Coach Hastings fights for job

NORTHFIELD — Pioneer Valley Regional School principal Bill Wehrli is close to naming the varsity boys’ basketball coach for the upcoming season. Three candidates are in the running, including 11-year incumbent Dave Hastings.

On Saturday morning, a manila envelope arrived in the mailbox with no return address or cover letter. Inside was a copy of Hastings’ job application.

Asked if he had mailed the application, Hastings acted surprised. “I did not,” he answered.

Asked if he knew who had mailed it he said, “I do not.”

Neither Wherli nor Superintendent of Schools Dayle Doiron responded to an email sent Saturday asking for comment, nor did athletic director Gina Johnson return a phone message that was left at her house Monday evening.

Hastings first realized his coaching job was in jeopardy last spring when he met with the athletic director. “She said she thought there were some issues and they were going to advertise the position but I would be allowed to reapply.”

Asked why the school wouldn’t simply fire him from his $3,800-a-year job, he responded, “That’s what a lot of people have wondered. I’ve thought of every angle possible.”

Hastings’ application is a 56-page compendium that includes letters and emails from 59 supporters who’ve had direct contact with Hastings, including former players, parents of former players, physical education professors, high school principals, athletic directors and fellow coaches.

It also includes a letter of support signed by every member of last year’s team, together with a sample practice schedule, coaching experience, awards and a list of educational seminars he’s attended, including 10 this year.

One would think Hastings’ if-you-don’t-know-me-here’s-who-I-am approach would make Wehrli take note of his appreciable credentials, but Peter Vearling said he went through the same experience four years ago when he was fired as the school’s softball and girls’ basketball coach.

“I did (reapply) but it was a joke,” said Vearling. “I had similar support emails, letters and stuff and they just ignored it. The whole way they did it was despicable. The man (Wehrli) is not a good leader. He tries to lead by intimidation. He is the definition of a bully.”

One of Hastings’ letters of support was written by Lee Doiron, the superintendent’s nephew, dated October 11, 2013. “I’m still not sure why his position was advertised, other than it was “time for a change” and there were complaints about favoritism toward Edge players, which is disturbingly false,” he wrote, referring to the Edge basketball program that plays in the offseason and is run by Hastings’ wife Alyn.

There have been rumblings that Alyn Hastings has too much influence on the Pioneer boys’ team and the perception that boys’ basketball rates itself above the school’s other athletic programs. There’s also talk that Hastings influenced Jacob and Josh Willis to transfer to Pioneer from Mohawk Trail Regional High School specifically to play basketball.

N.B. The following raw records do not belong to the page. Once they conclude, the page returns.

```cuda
__device__ __forceinline__ void sift_down(uint64_t* s, uint32_t len, uint32_t index) {
    while (index * 2 + 1 < len) {
        uint32_t smallest = index, l = index * 2 + 1, r = index * 2 + 2;
        if (s[l] < s[smallest]) smallest = l;
        if (r < len && s[r] < s[smallest]) smallest = r;
        if (smallest != index) {
            uint64_t t = s[smallest]; s[smallest] = s[index]; s[index] = t;
            index = smallest;
        } else break;
    }
}
__device__ __forceinline__ void bounded_min_heapify_seq(uint64_t* s, uint32_t len, uint32_t k) {
    if (len <= k) return;
    for (uint32_t i = k / 2; i-- > 0;) sift_down(s, k, i);
    for (uint32_t i = k; i < len; i++) {
        if (s[i] > s[0]) {
            uint64_t t = s[i]; s[i] = s[0]; s[0] = t;
            sift_down(s, k, 0);
        }
    }
}

// ... 140 lines not shown
```

sage_b200/csrc/kernels.cuh:

```cuda
#pragma once
#include <type_traits>

#include "device_common.cuh"
#include "glibc_log.cuh"

#ifndef SAGE_B200_RARE_NOINLINE
#define SAGE_B200_RARE_NOINLINE 0
#endif
#if SAGE_B200_RARE_NOINLINE
#define SB_RARE __noinline__
#else
#define SB_RARE __forceinline__
#endif

namespace sb {

__device__ __forceinline__ uint32_t pep_partition(const DbView& db, float x, bool le) {
    uint32_t lo = 0, hi = db.n_pep;
    if (db.pep_lut != nullptr) {
        const float t = (x - db.plut_base) * db.plut_inv_w;
        if (t == t) {
            const int c = (int)fminf(fmaxf(floorf(t), -2.0f), (float)PEP_LUT_CELLS + 2.0f);
            lo = __ldg(db.pep_lut + min(max(c - 1, 0), (int)PEP_LUT_CELLS));
            hi = __ldg(db.pep_lut + min(max(c + 2, 0), (int)PEP_LUT_CELLS));
// ... 308 lines not shown
            const uint32_t e0 = __shfl_sync(0xffffffffu, e, src);
            const float lo_s = __shfl_sync(0xffffffffu, flo, src), hi_s = __shfl_sync(0xffffffffu, fhi, src);
            for (uint32_t pos = e0; pos < cnt; pos += 32) {
                const uint32_t i = pos + lane;
                bool stop = i >= cnt;
                if (!stop) {
                    const float fmz = __ldg(mz + i);
                    const uint32_t pid = pep0 + __ldg(off + i);
                    stop = fmz > hi_s;
                    if (!stop && fmz >= lo_s) {
                        if (pid >= q.eff_lo && pid <= q.eff_hi) {
                            const uint32_t idx = pid - q.pre_lo;
                            atomicAdd(&cnt32[idx >> 1], 1u << ((idx & 1) * 16));
                            matched++;
                        }
                    }
                }
                if (__any_sync(0xffffffffu, stop)) break;
            }
        }
    }
}

__device__ __forceinline__ void narrow_cta_query(const DbView& db, const ScorerView& sc, const BatchView& b, uint32_t pmax, uint64_t* nlist, uint32_t item,
                                                 float* bounds_smem, const NarrowIndexView& nv) {
    __shared__ uint32_t cnt32[NARROW_CAP / 2 + 1];
    __shared__ uint32_t s_warp[40];
    ReplaySlot* const nslots = b.nslots;
    const uint32_t s = item / sc.qmax;
    const QueryDesc q = b.queries[item];
    const uint32_t tid = threadIdx.x, lane = tid & 31, warp = tid >> 5, nwarps = PRELIM_THREADS / 32;
    const uint32_t p0 = b.peak_off[s], np = b.peak_off[s + 1] - p0;
    const uint32_t nwords = (q.potential + 1) >> 1;
    for (uint32_t i = tid; i < nwords; i += PRELIM_THREADS) cnt32[i] = 0;
    __shared__ unsigned long long s_loff;
    if (tid == 0 && q.potential > sc.kparam) s_loff = atomicAdd(b.counters + C_NLIST, (unsigned long long)q.potential);

    const uint32_t nfc = q.nfc;
    const uint32_t ntask = np * nfc;
    uint32_t my_matched = 0, my_pages = 0, my_entries = 0;
    __shared__ LutParams s_lp[8];
    bool pep_path = q.mode == 3 && np > 0 && np < 65536 && nfc <= 8;
    float* const bnd = bounds_smem;
    uint16_t* const luts = reinterpret_cast<uint16_t*>(bounds_smem + 2 * (size_t)nfc * pmax);
    if (pep_path) {
        for (uint32_t t = tid; t < ntask; t += PRELIM_THREADS) {
            const uint32_t c = t / np, p = t - c * np;
// ... 122 lines not shown
    uint32_t nzc = 0;
    if (n <= k) {
        uint64_t* keys = b.hit_keys + (size_t)item * sc.kparam;
        for (uint32_t i = tid; i < n; i += PRELIM_THREADS) {
            const uint32_t c = cnt(i);
            nzc += c != 0;
            keys[i] = c ? prescore_key(c, q.pre_lo + i, q.charge, q.iso) : PRESCORE_DEFAULT;
        }
        const uint32_t nzt = block_sum_u32(nzc, s_warp);
        if (tid == 0) {
            h->n = n; h->default_run = 0; h->matched_peaks = matched_total; h->scored_candidates = nzt;
            slot->off = 0; slot->item = item; slot->n_list = 0; slot->state = 1; slot->k = k;
        }
        return;
    }
    const unsigned long long loff = s_loff;
    if (loff + n > b.nlist_cap) {
        if (tid == 0) {
            h->n = 0; h->default_run = q.potential; h->matched_peaks = 0; h->scored_candidates = 0;
            slot->off = 0; slot->item = item; slot->n_list = 0; slot->state = 1; slot->k = 0;
        }
        return;
    }
    uint64_t* list = nlist + loff;
    for (uint32_t i = tid; i < k; i += PRELIM_THREADS) {
        const uint32_t c = cnt(i);
        nzc += c != 0;
        list[i] = c ? prescore_key(c, q.pre_lo + i, q.charge, q.iso) : PRESCORE_DEFAULT;
    }
    uint32_t wbase = k;
    for (uint32_t base = k; base < n; base += PRELIM_THREADS) {
        const uint32_t i = base + tid;
        const uint32_t c = i < n ? cnt(i) : 0;
        nzc += c != 0;
        const uint32_t ball = __ballot_sync(0xffffffffu, c != 0);
        if (lane == 0) s_warp[warp] = __popc(ball);
        __syncthreads();
        uint32_t off = 0, total = 0;
        for (uint32_t w = 0; w < nwarps; w++) {
            const uint32_t x = s_warp[w];
            if (w < warp) off += x;
            total += x;
        }
        if (c) list[wbase + off + __popc(ball & ((1u << lane) - 1))] = prescore_key(c, q.pre_lo + i, q.charge, q.iso);
        wbase += total;
        __syncthreads();
    }
    const uint32_t nzt = block_sum_u32(nzc, s_warp);
    if (tid == 0) {
        h->n = k; h->default_run = 0; h->matched_peaks = matched_total; h->scored_candidates = nzt;
        slot->off = loff; slot->item = item; slot->n_list = wbase; slot->state = 0; slot->k = k;
    }
}
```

“Yes (the Willis brothers) did transfer and yes they did play for Alyn,” said Dave Hastings. “My understanding is they had academic issues. I spoke with Fred Redeker, the athletic director and boys’ basketball coach and he felt I didn’t do anything wrong.”

Hastings said eight of the 13 players on last year’s boys’ team had played in the Edge program. “The Edge started out as an AAU program before I moved to the area. I was paying so much for my kids to play I started my own program, but Mr. Wehrli has felt if you don’t play for the Edge you don’t play varsity basketball. We’re no powerhouse or factory. We just give the kids an opportunity to play out-of-season basketball. It isn’t even me. I don’t even watch the Edge, but you can’t stop perception.”

“I recognize the wife issue,” he added. “We’ve taken the step to where she no longer coaches the Suburban League team. If my wife’s too close to it, OK, she’s not coaching this year. She just does the paperwork.”

Hastings interviewed with the principal on October 31 and again on Monday. Two others have also applied, one of whom is Mike Kachelmeyer, according to a source. The identity of the other applicant isn’t known.

“The tough part is that all coaches can be fired at will,” said Hastings. “Obviously there’s a personality conflict for it to get to this point, but I have a difficult time understanding why I have to be put through this process.”

Waving the white flag perhaps, Hastings said, “I need to do whatever the school wants me to do if I want my job back.”